Numerically Consistent Non-Boussinesq Subgrid-scale Stress Model with Enhanced Convergence

We extend the data-assimilation approach of Ling and Lozano-Durán (AIAA 2025-1280) to develop machine-learning-based subgrid-scale stress (SGS) models for large-eddy simulation (LES) that are consistent with the numerical scheme of the flow solver. The method accounts for configurations with two inhomogeneous directions and is applied to turbulent boundary layers (TBL) under adverse pressure gradients (APG). To overcome the limitations of linear eddy-viscosity closures in complex flows, we adopt a non-Boussinesq SGS formulation along with a dissipation-matching training loss. A second improvement is the integration of a multi-task learning strategy that explicitly promotes monotonic convergence with grid refinement, a property that is often absent in conventional SGS models. A posteriori tests show that the proposed model improves predictions of the mean velocity and wall-shear stress relative to the Dynamic Smagorinsky model (DSM), while also achieving monotonic convergence with grid refinement.

💡 Research Summary

This paper presents a novel machine‑learning‑based subgrid‑scale (SGS) stress model for large‑eddy simulation (LES) that is both numerically consistent with the underlying flow solver and capable of monotonic convergence under grid refinement. Building on the data‑assimilation framework introduced by Ling and Lozano‑Durán (AIAA 2025‑1280), the authors extend the approach to configurations with two inhomogeneous directions, specifically an adverse‑pressure‑gradient turbulent boundary layer (APG‑TBL).

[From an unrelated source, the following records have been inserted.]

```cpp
hipError_t launch_eq_pass(const float *in, float *out, long long stream_stride, long long ch_stride,
                          long long n, int n_chains, const EqPassTable &tab, int n_bands, float *state,
                          hipStream_t st, bool exact_specials, int fp_mode, int xcd_lo, int xcd_n,
                          hipEvent_t ev_start, hipEvent_t ev_stop, unsigned long long *stamps, int *form)
{
    const EqPlan p = eq_plan_for(true, stream_stride, ch_stride, n, n_chains, n_bands, exact_specials, xcd_lo, xcd_n);
    if (form) *form = p.form;
    if (p.form == OHS_EQ_FORM_CONVEYOR) {
#define OHS_EQ_CASE(NBV)                                                                                              \
    case NBV:                                                                                                         \
        return eq_dispatch(k_eq_pass<16 - NBV>, p, st, ev_start, ev_stop, in, out, stream_stride, ch_stride, n, n_chains, tab, state, \
                           fp_mode);
        switch (n_bands) {
            OHS_EQ_CASE(1) OHS_EQ_CASE(2) OHS_EQ_CASE(3) OHS_EQ_CASE(4) OHS_EQ_CASE(5) OHS_EQ_CASE(6)
            OHS_EQ_CASE(7) OHS_EQ_CASE(8) OHS_EQ_CASE(9) OHS_EQ_CASE(10) OHS_EQ_CASE(11) OHS_EQ_CASE(12)
            OHS_EQ_CASE(13) OHS_EQ_CASE(14) OHS_EQ_CASE(15) OHS_EQ_CASE(16)
        }
#undef OHS_EQ_CASE
        return hipErrorInvalidValue;
    }
#ifdef OHS_EXPERIMENTS
    if (p.ring_v1)
        return eq_dispatch(k_eq_ring_v1, p, st, ev_start, ev_stop, in, out, stream_stride, ch_stride, n, n_chains, n_bands, tab, state,
                           fp_mode);
#endif
    return eq_dispatch(k_eq_ring, p, st, ev_start, ev_stop, in, out, stream_stride, ch_stride, n, n_chains, n_bands, tab, state, p.prio,
                       fp_mode, xcd_lo, xcd_n, stamps, p.body);
}

__global__ void k_eq_freq_response(const float *__restrict__ coeffs, const int *__restrict__ en, int nb,
                                   float fs, const float *__restrict__ freqs, int n, float *__restrict__ out)
{
    const int i = blockIdx.x * blockDim.x + threadIdx.x;
    if (i >= n) return;
    const float pi = 3.14159265358979323846264338327950288f;
    float rr = 1.0f, ri = 0.0f;
    for (int b = 0; b < nb; ++b) {
        if (!en[b]) continue;
        const float b0 = coeffs[5 * b], b1 = coeffs[5 * b + 1], b2 = coeffs[5 * b + 2];
        const float a1 = coeffs[5 * b + 3], a2 = coeffs[5 * b + 4];
        const float omega = 2.0f * pi * freqs[i] / fs;
        const float zr = 1.0f * cosf(-omega), zi = 1.0f * sinf(-omega);
        const float ns = zr * zr + zi * zi;
        const float ir = zr / ns, ii = -zi / ns;
        const float i2r = ir * ir - ii * ii, i2i = ir * ii + ii * ir;
        const float nr = (b0 + b1 * ir) + b2 * i2r, ni = b1 * ii + b2 * i2i;
        const float dr = (1.0f + a1 * ir) + a2 * i2r, di = a1 * ii + a2 * i2i;
        const float dn = dr * dr + di * di;
        const float qr = (nr * dr + ni * di) / dn, qi = (ni * dr - nr * di) / dn;
        const float tr = rr * qr - ri * qi, ti = rr * qi + ri * qr;
        rr = tr; ri = ti;
    }
    out[i] = hypotf(rr, ri);
}

hipError_t launch_eq_freq_response(const float *d_coeffs, const int *d_en, int nb, float fs,
                                   const float *d_freqs, int n, float *d_out, hipStream_t st)
{
    if (n <= 0) return hipSuccess;
    hipLaunchKernelGGL(k_eq_freq_response, dim3((n + 63) / 64), dim3(64), 0, st, d_coeffs, d_en, nb, fs,
                       d_freqs, n, d_out);
    return hipGetLastError();
}

}
```

open_headstage_amd/csrc/eq_plan.h:

```cpp
#pragma once

#include "../../include/ohs_hip.h"
#include "tuning.h"

namespace ohs {

inline unsigned xcd_grid(unsigned workgroups, int xcd_n)
{
    return xcd_n == 8 ? workgroups : ((workgroups + (unsigned)xcd_n - 1) / (unsigned)xcd_n) * 8u;
}

struct EqPlan {
    bool valid = false;
    int form = OHS_EQ_FORM_NONE;
    int body = 0;
    bool ring_v1 = false;
    int wg_waves = 1;
    unsigned grid = 0;
    int prio = 0;
    int lds = 0;
};
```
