template <int BM_, int BN_, int WM, int WN, int STAGES, int KS = 64, int KG = 1>
__global__ __launch_bounds__(64 * WM * WN * KG, KG > 1 ? WM * WN * KG / 4 : 2) void wgrad_pipe_kernel(WgradGeom g) {
  constexpr int WAVES = WM * WN;
  constexpr int ACW = BM_ / 8, BCW = BN_ / 8;
  constexpr int ARI = 64 / ACW, BRI = 64 / BCW;
  constexpr int IA = KS / ARI / WAVES, IB = KS / BRI / WAVES;
  static_assert(IA * ARI * WAVES == KS && IB * BRI * WAVES == KS, "the K-step must split into whole glds rows");
  static_assert(KS % 32 == 0, "MFMA k = 32 pixels");
  constexpr int IT = BM_ / WM / 16, JT = BN_ / WN / 16;
  constexpr int BUF = KS * (BM_ + BN_);
  extern __shared__ __attribute__((aligned(16))) bf16_t smem_all[];
  const int t = threadIdx.x, lane = t & 63, kg = (t >> 6) / WAVES, w = (t >> 6) % WAVES;
  bf16_t* const smem = smem_all + kg * STAGES * BUF;
  const int Ntot = g.R * g.S * g.C;
  const int P = g.N * g.Ho * g.Wo;
  const int wnx = (Ntot + BN_ - 1) / BN_, wny = (g.K + BM_ - 1) / BM_;
  int wtx, wty, zs;
  if (g.flat) {
    int tile;
    xcd_tile(blockIdx.x, wnx * wny, (int)gridDim.x, tile, zs);
    wty = tile / wnx;
    wtx = tile - wty * wnx;
  } else {
    xcd_tile(blockIdx.x, wnx, wnx * wny, wtx, wty);
    zs = blockIdx.z;
  }
  const int m0 = wty * BM_, n0 = wtx * BN_;
  const int p_beg = zs * g.pix_per_split, p_end = min(P, p_beg + g.pix_per_split);
  const int wm = (w / WN) * (BM_ / WM), wn = (w % WN) * (BN_ / WN);
  const bf16_t* zero = reinterpret_cast<const bf16_t*>(mer_conv_zero16);

  int arow[IA], acol[IA];
  bool acok[IA];
#pragma unroll
  for (int j = 0; j < IA; ++j) {
    const int row = (w * IA + j) * ARI + lane / ACW;
    arow[j] = row;
    acol[j] = m0 + ((lane % ACW) ^ wswz(row, ACW)) * 8;
    acok[j] = acol[j] < g.K;
  }
  int brow[IB], bc[IB], br[IB], bs[IB];
  bool bcok[IB];
  const float inv_C = 1.f / g.C, inv_S = 1.f / g.S, inv_HoWo = 1.f / (g.Ho * g.Wo), inv_Wo = 1.f / g.Wo;
#pragma unroll
  for (int j = 0; j < IB; ++j) {
    const int row = (w * IB + j) * BRI + lane / BCW;
    brow[j] = row;
    const int col = n0 + ((lane % BCW) ^ wswz(row, BCW)) * 8;
    bcok[j] = col < Ntot;
    const int cc = bcok[j] ? col : 0;
    const int tap = fdiv(cc, inv_C);
    bc[j] = cc - tap * g.C;
    br[j] = fdiv(tap, inv_S);
    bs[j] = tap - br[j] * g.S;
  }
  const int HoWo = g.Ho * g.Wo;
  auto stage = [&](int slot, int p0) {
    bf16_t* la = smem + slot * BUF;
    bf16_t* lb = la + KS * BM_;
#pragma unroll
    for (int j = 0; j < IA; ++j) {
      const int p = p0 + arow[j];
      glds16(p < p_end && acok[j] ? g.dY + (long)p * g.ldy + acol[j] : zero, la + (w * IA + j) * 512);
    }
#pragma unroll
    for (int j = 0; j < IB; ++j) {
      const int p = p0 + brow[j];
      const int pc = p < p_end ? p : p_beg;
      const int n = fdiv(pc, inv_HoWo);
      const int rem = pc - n * HoWo;
      const int oh = fdiv(rem, inv_Wo), ow = rem - oh * g.Wo;
      const int ih = oh * g.st - g.pad + br[j], iw = ow * g.st - g.pad + bs[j];
      const bool ok = p < p_end && bcok[j] && ih >= 0 && ih < g.H && iw >= 0 && iw < g.W;
      glds16(ok ? g.X + (((long)n * g.H + ih) * g.W + iw) * g.C + bc[j] : zero, lb + (w * IB + j) * 512);
    }
  };
  auto tr_frag = [&](const bf16_t* img, int CW, int k0, int c0) -> bf16x8 {
    const int q = (lane & 15) >> 2, p4 = (lane & 3) * 4;
    const int kr = k0 + 8 * (lane >> 4);
    const int lc = (c0 + p4) >> 3, sub = (c0 + p4) & 7;
    typedef __attribute__((address_space(3))) s16x4 lds_s16x4;
    const int r0 = kr + q, r1 = kr + 4 + q;
    const s16x4 lo = __builtin_amdgcn_ds_read_tr16_b64_v4i16(
        (lds_s16x4*)(img + r0 * CW * 8 + ((lc ^ wswz(r0, CW)) << 3) + sub));
    const s16x4 hi = __builtin_amdgcn_ds_read_tr16_b64_v4i16(
        (lds_s16x4*)(img + r1 * CW * 8 + ((lc ^ wswz(r1, CW)) << 3) + sub));
    typedef __attribute__((ext_vector_type(8))) short s16x8;
    s16x8 v = {lo[0], lo[1], lo[2], lo[3], hi[0], hi[1], hi[2], hi[3]};
    return __builtin_bit_cast(bf16x8, v);
  };

  f32x4 acc[IT][JT];
#pragma unroll
  for (int i = 0; i < IT; ++i)
#pragma unroll
    for (int j = 0; j < JT; ++j) acc[i][j] = f32x4{0.f, 0.f, 0.f, 0.f};
  const int nk_all = (p_end - p_beg + KS - 1) / KS;
  const int nkg = (nk_all + KG - 1) / KG, kb = kg * nkg;
  const int nk = nk_all - kb < nkg ? (nk_all - kb > 0 ? nk_all - kb : 0) : nkg;
  const int pk0 = p_beg + kb * KS;
  constexpr int G = IA + IB;
#pragma unroll
  for (int s = 0; s < STAGES - 1; ++s)
    if (s < nk) stage(s, pk0 + s * KS);
  for (int kt = 0; kt < nkg; ++kt) {
    const int left = nk - 1 - kt;
    const int ahead = left < (STAGES - 2) ? left : (STAGES - 2);
    wait_tiles_in_flight<G>(ahead);
    lds_barrier();
    if (kt + STAGES - 1 < nk) stage((kt + STAGES - 1) % STAGES, pk0 + (kt + STAGES - 1) * KS);
    if (KG > 1 && kt >= nk) continue;
    const bf16_t* Aimg = smem + (kt % STAGES) * BUF;
    const bf16_t* Bimg = Aimg + KS * BM_;
#pragma unroll
    for (int s = 0; s < KS / 32; ++s) {
      bf16x8 af[IT], bfr[JT];
#pragma unroll
      for (int i = 0; i < IT; ++i) af[i] = tr_frag(Aimg, ACW, s * 32, wm + i * 16);
#pragma unroll
      for (int j = 0; j < JT; ++j) bfr[j] = tr_frag(Bimg, BCW, s * 32, wn + j * 16);
      __builtin_amdgcn_s_setprio(1);
#pragma unroll
      for (int i = 0; i < IT; ++i)
#pragma unroll
        for (int j = 0; j < JT; ++j) acc[i][j] = __builtin_amdgcn_mfma_f32_16x16x32_bf16(af[i], bfr[j], acc[i][j], 0, 0, 0);
      __builtin_amdgcn_s_setprio(0);
    }
  }
  if constexpr (KG > 1) {
    constexpr int LDR = BN_ + 4;
    __syncthreads();
    float* const part = reinterpret_cast<float*>(smem_all);
    if (kg > 0) {
      float* mine = part + (kg - 1) * BM_ * LDR;
#pragma unroll
      for (int i = 0; i < IT; ++i)
#pragma unroll
        for (int j = 0; j < JT; ++j)
#pragma unroll
          for (int rr = 0; rr < 4; ++rr)
            mine[(wm + i * 16 + (lane >> 4) * 4 + rr) * LDR + wn + j * 16 + (lane & 15)] = acc[i][j][rr];
    }
    lds_barrier();
    if (kg > 0) return;
#pragma unroll
    for (int i = 0; i < IT; ++i)
#pragma unroll
      for (int j = 0; j < JT; ++j)
#pragma unroll
        for (int rr = 0; rr < 4; ++rr)
#pragma unroll
          for (int q = 1; q < KG; ++q)
            acc[i][j][rr] += part[(q - 1) * BM_ * LDR + (wm + i * 16 + (lane >> 4) * 4 + rr) * LDR + wn + j * 16 +
                                  (lane & 15)];
  }
  float* slab = g.ws + (long)zs * g.K * Ntot;
#pragma unroll
  for (int i = 0; i < IT; ++i)
#pragma unroll
    for (int j = 0; j < JT; ++j) {
      const int nn = n0 + wn + j * 16 + (lane & 15);
      if (nn >= Ntot) continue;
#pragma unroll
      for (int rr = 0; rr < 4; ++rr) {
        const int k = m0 + wm + i * 16 + (lane >> 4) * 4 + rr;
        if (k < g.K) slab[(long)k * Ntot + nn] = acc[i][j][rr];
      }
    }
}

The methodology consists of three stages. First, high‑fidelity DNS of an APG‑TBL (ramp angle 5°, inlet momentum‑thickness Reynolds number Reθ = 670, growing to Reθ ≈ 5 500) provides reference mean‑velocity profiles and Clauser pressure‑gradient parameters (β ranging from 0 to 2.8). Second, statistically nudged WMLES runs are performed on three grid resolutions (≈14, 20, and 25 points per boundary‑layer thickness). A nudging term is added to the LES momentum equation to force the instantaneous flow toward the DNS‑derived mean velocity; the nudging strength αₙ is automatically tuned so that the relative error in the mean profile stays below 1 %. The baseline SGS closure during data generation is the Dynamic Smagorinsky Model (DSM). The combined forcing (baseline SGS divergence plus nudging) defines a target SGS forcing field, F_target, that the learned model must reproduce.

Third, a non‑Boussinesq tensorial SGS model is trained. Unlike linear eddy‑viscosity models that assume a scalar eddy viscosity, the proposed model predicts the full SGS stress tensor τ̂_ij as a nonlinear function of local resolved quantities (strain‑rate tensor, rotation rate, grid spacing, local Reynolds number, etc.). A feed‑forward neural network with three hidden layers (128‑64‑32 neurons) and ReLU activations maps these features to τ̂_ij.

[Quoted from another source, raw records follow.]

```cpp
typedef void (*conv_kernel_fn)(const ConvArgs);
conv_kernel_fn conv_lookup_a(int MB, int NPW, int lnmode);
conv_kernel_fn conv_lookup_b(int MB, int NPW, int lnmode);
conv_kernel_fn conv_lookup_c(int MB, int NPW, int lnmode);
conv_kernel_fn conv_lookup_split(int MB, int NPW);
conv_kernel_fn conv_lookup_split2(int MB, int NPW, int lnmode, int xu = 1);
conv_kernel_fn conv_lookup_split2h(int MB, int NPW, int lnmode, int xu = 1);
conv_kernel_fn conv_lookup_split2hu(int MB, int NPW);

struct ConvShape {
    int Cin, Cout, KH, KW, stride;
    int C0 = 0;
    int Win = 0;
    int nz = 1, pad_x[4] = {0, 0, 0, 0};
    bool allow_split = false;
    int arith = 0;
    bool per_image_w = false;
    int Ho, Wo;
    int B;
    bool need_all_cout;
    int lnmode;
    int max_ksplit = 1;
};
bool conv_make_plan(const ConvShape &s, ConvPlan *plan);
hipError_t conv_launch(ConvArgs a, const ConvPlan &plan, int B, int nz, hipStream_t st);

struct PfShape {
    int Cin, Cout, C0 = 0, KH, KW, nz = 1, Ho, Wo, B;
    bool need_all_cout = false;
    int stride = 1;
    int uf = 0;
    int cop = 0;
    int tz = 1;
};
struct PfPlan {
    int MB, NPW, WM, WP, ring, tiles_x, tiles_y, groups; size_t lds_bytes; int lin = 0;
    int x16 = 0;
    int pf3_epv = 0, pf3_G = 0, pf3_iters = 0;
};
bool pf_make_plan(const PfShape &s, PfPlan *plan);
hipError_t pf_launch(PfArgs a, const PfPlan &plan, int B, int nz, hipStream_t st);
bool pf3_make_plan(const PfArgs &a, int B, int nz, PfPlan *plan);
hipError_t pf3_launch(PfArgs a, const PfPlan &plan, int B, hipStream_t st);
int device_cus();
struct WsPlan { int W, NPB, stride, waves, tiles, groups; size_t lds_bytes; };
struct WsArgs;
bool ws_make_plan(int Cin, int C0, int Cout, int H, int W, int B, int stride, WsPlan *plan);
hipError_t ws_launch(WsArgs a, const WsPlan &plan, hipStream_t st);
struct Ws1Plan { int NPB, waves, tiles, groups; size_t lds_bytes; };
struct Ws1Args;
bool ws1_make_plan(int Cin, int C0, int Cout, int HW, int B, bool per_image_w, Ws1Plan *plan);
hipError_t ws1_launch(Ws1Args a, const Ws1Plan &plan, hipStream_t st);
bool pw_make_plan(const PfShape &s, PfPlan *plan);
hipError_t pw_launch(PfArgs a, const PfPlan &plan, int B, hipStream_t st);
hipError_t pf_pack_launch(const float *src, long long src_bs, void *dst, long long dst_bs, int C, int H, int W, int B,
                          hipStream_t st);
hipError_t c4_pack_launch(const float *src, long long src_bs, float *dst, int C, long long HW, int B, hipStream_t st);
hipError_t pf_unpack_launch(const void *src, long long src_bs, float *dst, long long dst_bs, int C, int H, int W, int B, hipStream_t st);

inline const char *dev_env(const char *name) {
    static const bool on = [] {
        const char *e = ::getenv("CDC_DEV");
        if (e && atoi(e) != 0) return true;
        static const char *const user_level[] = {"CDC_DEV=", "CDC_ARITH=", "CDC_NO_RANGE_GUARD=", "CDC_GRAPH=", "CDC_DEBUG_PLAN=", "CDC_PROF_OPS=",
                                                 "CDC_BENCH_", "CDC_TEST_OBS=", "CDC_SYNC_EACH_OP=", "CDC_HIP_LIB=", "CDC_NO_COMBINE_FUSE="};
        for (char **v = environ; v && *v; ++v) {
            if (strncmp(*v, "CDC_", 4)) continue;
            bool user = false;
            for (const char *u : user_level) user = user || !strncmp(*v, u, strlen(u));
            if (!user) {
                fprintf(stderr, "cdc_hip: %.*s is set but ignored: development switches need CDC_DEV=1\n", (int)strcspn(*v, "="), *v);
                break;
            }
        }
        return false;
    }();
    return on ? ::getenv(name) : nullptr;
}

inline hipError_t ensure_dynamic_lds(const void *fn, size_t bytes) {
    if (bytes <= 64 * 1024) return hipSuccess;
    static std::mutex mu;
    static std::map<std::pair<int, const void *>, size_t> done;
    int dev = 0;
    (void)hipGetDevice(&dev);
    std::lock_guard<std::mutex> lk(mu);
    size_t &have = done[{dev, fn}];
    if (have >= bytes) return hipSuccess;
    hipError_t e = hipFuncSetAttribute(fn, hipFuncAttributeMaxDynamicSharedMemorySize, (int)bytes);
    if (e == hipSuccess) have = bytes;
// ... 181 lines not shown
```

### cdc_compression_amd/csrc/cdc_planner.hip

```cpp
#include "cdc_state.h"

namespace cdcapi {

constexpr int kKsTarget = 1024;
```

Training minimizes a composite loss: (i) a forcing‑matching term that penalizes the L₂ difference between the model‑predicted divergence of τ̂ and F_target, (ii) a dissipation‑matching term that forces the model’s SGS dissipation ε̂ to agree with the dissipation extracted from the nudged LES, and (iii) a convergence‑regularization term that enforces monotonic error reduction across the three grid resolutions. The latter is implemented via multi‑task learning, where the same network parameters are simultaneously optimized on all grids, and a penalty is added if the error on a finer grid exceeds that on a coarser one. Hyper‑parameters λ₁, λ₂, λ₃ weighting the three loss components are selected by cross‑validation.

A posteriori tests demonstrate that the new model outperforms the DSM in several key metrics. The root‑mean‑square error of the mean velocity profile is reduced by 30 %–45 % across all grids, and wall‑shear‑stress predictions improve by roughly 20 %. Crucially, the error decreases monotonically as the grid is refined, confirming that the convergence‑regularization successfully mitigates the non‑monotonic behavior often observed with conventional SGS models. The dissipation‑matching component ensures that the model respects the energy cascade, which is especially important in regions of strong adverse pressure gradient where flow separation and reattachment occur.

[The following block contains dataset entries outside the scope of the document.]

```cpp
typedef struct ds2_persist_opts {
  unsigned variant;
  unsigned spin_limit;
  unsigned startup_ms;
} ds2_persist_opts;
int ds2_rnn_persist_plan(int dtype, int cell, int D, int N, int H, int cus, unsigned variant, long* ws_bytes);
int ds2_rnn_persist_supported(int dtype, int cell, int D, int N, int H, unsigned variant);
int ds2_rnn_persist_shape_covered(int dtype, int cell, int D, int N, int H);
int ds2_rnn_persist_kind(int dtype, int cell, int D, int N, int H, unsigned variant);
long ds2_rnn_persist_ws_bytes(int dtype, int cell, int D, int N, int H, unsigned variant);
int ds2_rnn_persist_fwd(int dtype, int cell, int D, int N, int H, int Tp, const int* lens, const void* GI, const void* Whh,
                        const float* bhh, const float* h0, const float* c0, void* Hseq, long hseq_dstride, void* S, float* hn,
// ... 132 lines not shown
```

Before: 21930.

## Skip padded time tiles in conv2 forward, dgrad and wgrad using sequence lengths

Passes per-utterance lengths into the conv2 register-tap kernels and the wgrad kernel so tiles lying entirely in time padding are not computed. Instead, their outputs are zero-filled directly. Tile indexing becomes a prefix sum over per-sample tile counts, built with a wave scan. A separate single-row multiply variant handles a leftover output-row tail when the row count is not a multiple of the row block. This removes MMA and DMA work on padded frames in variable-length batches, at the cost of more complex scheduling and a sample-count limit of 64 for skipping.

```diff
diff --git a/deepspeech/pytorch_amd/_lib.py b/deepspeech/pytorch_amd/_lib.py
--- a/deepspeech/pytorch_amd/_lib.py
+++ b/deepspeech/pytorch_amd/_lib.py
@@ -34,6 +34,8 @@
     "ds2_conv2_fwd_ws_bytes": (_l, [_i, _i, _i, _i]),
     "ds2_conv2_fwd": (_i, [_i, _vp, _vp, _vp, _vp, _vp, _i, _i, _i, _vp, _vp]),
     "ds2_conv2_dgrad": (_i, [_i, _vp, _vp, _vp, _vp, _i, _i, _i, _vp]),
+    "ds2_conv2_dgrad_lens": (_i, [_i, _vp, _vp, _vp, _vp, _vp, _i, _i, _i, _vp]),
+    "ds2_conv2_wgrad_lens": (_i, [_i, _vp, _vp, _vp, _vp, _i, _i, _i, _vp, _vp]),
     "ds2_conv2_wgrad_ws_floats": (_l, [_i, _i]),
     "ds2_conv2_wgrad": (_i, [_i, _vp, _vp, _vp, _i, _i, _i, _vp, _vp]),
     "ds2_rnn_gates": (_i, [_i]),
diff --git a/deepspeech/pytorch_amd/csrc/ds2_conv.hip b/deepspeech/pytorch_amd/csrc/ds2_conv.hip
--- a/deepspeech/pytorch_amd/csrc/ds2_conv.hip
+++ b/deepspeech/pytorch_amd/csrc/ds2_conv.hip
@@ -1,4 +1,6 @@
 #include "ds2_common.h"
+
+#include <type_traits>
 
 namespace {
 
@@ -603,7 +605,8 @@
 
 template <int KSN>
 __global__ void __launch_bounds__(256, cwd_wgs_per_cu(KSN)) k_conv2_wgrad_bf16d(const bf16_t* __restrict__ dY, const bf16_t* __restrict__ A1,
-                                                                                float* __restrict__ partial, int N, int Tp, int nsplit) {
+                                                                                float* __restrict__ partial, int N, int Tp, int nsplit,
+                                                                                const int* __restrict__ lens) {
   constexpr int R = 4;
   constexpr int TB = 16 * KSN, DYB = cwd_dy_bytes(KSN), BUF = cwd_buf_bytes(KSN);
   static_assert(KSN >= 3 && KSN <= 8, "X chunks: at most three per wave; DMA pieces: one dY chunk per k-step");
@@ -637,7 +640,7 @@
   auto next_live = [&](Cursor c) {
     for (; c.n < N; advance(c)) {
       const int fi = 2 * c.j - 10 + kf0;
-      if (fi >= 0 && fi < F1) break;
+      if (fi >= 0 && fi < F1 && (lens == nullptr || c.t * TB < lens[c.n])) break;
     }
     return c;
   };
@@ -739,7 +742,12 @@
   int KF, WSF, WQ;
   int ISF, IQ, PF;
   int U, OSF, OQ;
+  const int* skip_lens;
 };
+#ifndef DS2_RTAP_TAIL
+#define DS2_RTAP_TAIL 1
+#endif
+constexpr int RT_SKIP_NMAX = 64;
 constexpr int RT_FB = 4, RT_TB = 32, RT_PC = RT_TB + K2T - 1;
 constexpr int RT_KFM = 11, RT_PR = RT_FB - 1 + RT_KFM;
 constexpr int RT_PCD = 48, RT_ROWB = RT_PCD * CH * 2;
@@ -779,10 +787,12 @@
   RT_RD128(bq[ST], aj[ST % 6], (ST / 6) * RT_ROWB);
   if constexpr (ST + 1 < RT_AH) rt_prefetch<ST + 1>(bq, aj);
 }
-template <int KF, int ST>
-__device__ __forceinline__ void rt_step(ds2_f32x16 (&acc)[RT_FB], const uint4 (&A)[KF][6], uint4 (&bq)[RT_AH + 1], const uint32_t (&aj)[6],
+template <int KF, int FB, int ST>
+__device__ __forceinline__ void rt_step(ds2_f32x16 (&acc)[FB], const uint4 (&A)[KF][6], uint4 (&bq)[RT_AH + 1], const uint32_t (&aj)[6],
                                         const RtNext& nx) {
-  constexpr int PR = RT_FB - 1 + KF, NS = PR * 6, rho = ST / 6, j = ST % 6;
+  constexpr int PR = FB - 1 + KF, NS = PR * 6, rho = ST / 6, j = ST % 6;
+  constexpr int NP = 3 * ((PR + 3) / 4);
+  static_assert(FB == 1 || (NS - 3 - 9) / 6 + 1 >= NP, "every DMA piece of the next patch has a step to ride on");
   if constexpr (ST + RT_AH < NS) RT_RD128(bq[(ST + RT_AH) % (RT_AH + 1)], aj[(ST + RT_AH) % 6], ((ST + RT_AH) / 6) * RT_ROWB);
   constexpr int left = RT_AH < NS - 1 - ST ? RT_AH : NS - 1 - ST;
   if constexpr (left >= 4) asm volatile("s_waitcnt lgkmcnt(4)" ::: "memory");
@@ -792,13 +802,17 @@
   else asm volatile("s_waitcnt lgkmcnt(0)" ::: "memory");
   __builtin_amdgcn_sched_barrier(0);
 #pragma unroll
-  for (int fl = 0; fl < RT_FB; ++fl) {
+  for (int fl = 0; fl < FB; ++fl) {
     const int m = rho - fl;
     if (m >= 0 && m < KF) Mma<bf16_t>::mma32(acc[fl], A[m][j], bq[ST % (RT_AH + 1)]);
   }
-  if constexpr (ST % 6 == 3 && ST >= 9 && (ST - 9) / 6 < 12) rt_dma_piece<PR, (ST - 9) / 6>(nx);
+  if constexpr (FB == 1) {
+    if constexpr (ST < NP) rt_dma_piece<PR, ST>(nx);
+  } else if constexpr (ST % 6 == 3 && ST >= 9 && (ST - 9) / 6 < 12) {
+    rt_dma_piece<PR, (ST - 9) / 6>(nx);
+  }
   __builtin_amdgcn_sched_barrier(0);
-  if constexpr (ST + 1 < NS) rt_step<KF, ST + 1>(acc, A, bq, aj, nx);
+  if constexpr (ST + 1 < NS) rt_step<KF, FB, ST + 1>(acc, A, bq, aj, nx);
 }
 
 template <int KF>
@@ -838,31 +852,103 @@
   constexpr int PR = RT_FB - 1 + KF;
   constexpr int NPIECE = 12;
   const int nub = ds2_cdiv_dev(a.U, RT_FB), ntb = ds2_cdiv_dev(a.Tp, RT_TB);
-  const int total = a.N * nub * ntb;
+  const bool skip = a.skip_lens != nullptr && a.N <= RT_SKIP_NMAX;
+  int inc = 0;
+  if (skip) {
+    if (lane < a.N) inc = (min(max(a.skip_lens[lane], 0), a.Tp) + RT_TB - 1) / RT_TB;
+#pragma unroll
+    for (int d = 1; d < 64; d <<= 1) {
+      const int up = __shfl_up(inc, d, 64);
+      if (lane >= d) inc += up;
+    }
+  }
+  auto pre = [&](int n) { return skip ? (n > 0 ? __builtin_amdgcn_readlane(inc, n - 1) : 0) : n * ntb; };
+  const bool has_tail = DS2_RTAP_TAIL && a.U % RT_FB == 1;
+  const int nfull = has_tail ? nub - 1 : nub;
+  const int E1 = nfull * pre(a.N), E2 = E1 + (has_tail ? pre(a.N) : 0);
+  struct Tile {
+    int idx, n, ub, tb;
+    bool tail;
+  };
+  auto seek = [&](Tile& c, int idx) {
+    c.idx = idx;
+    if (idx >= E2) {
+      c.n = -1;
+      c.ub = c.tb = 0;
+    } else if (idx < E1) {
+      int n = c.n;
+      while (idx >= nfull * pre(n + 1)) ++n;
+      const int p = pre(n), r = idx - nfull * p, ln = pre(n + 1) - p;
+      c.n = n;
+      c.ub = r / ln;
+      c.tb = r - c.ub * ln;
+    } else {
+      int n = c.tail ? c.n : 0;
+      const int j = idx - E1;
+      while (j >= pre(n + 1)) ++n;
+      c.n = n;
+      c.ub = nub - 1;
+      c.tb = j - pre(n);
+      c.tail = true;
+    }
+    c.n = __builtin_amdgcn_readfirstlane(c.n); c.ub = __builtin_amdgcn_readfirstlane(c.ub); c.tb = __builtin_amdgcn_readfirstlane(c.tb);
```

The authors acknowledge limitations: the study is confined to a single APG‑TBL case, and broader validation on a suite of DNS databases (order 10–100 cases) is required to assess generalizability. Moreover, only the mean velocity was used as the nudging target; extending the approach to higher‑order statistics (spectra, structure functions) could further enhance physical fidelity. Future work is proposed to incorporate additional physics (heat transfer, combustion) and to test the framework on complex geometries such as airfoil sections and turbine blades.

In conclusion, by integrating data assimilation, a non‑Boussinesq tensorial formulation, dissipation‑matching, and a multi‑task convergence‑enhancement strategy, the paper delivers a robust SGS model that is both solver‑consistent and capable of monotonic grid convergence. The results suggest a promising pathway toward more accurate and reliable WMLES for industrially relevant high‑Reynolds‑number flows.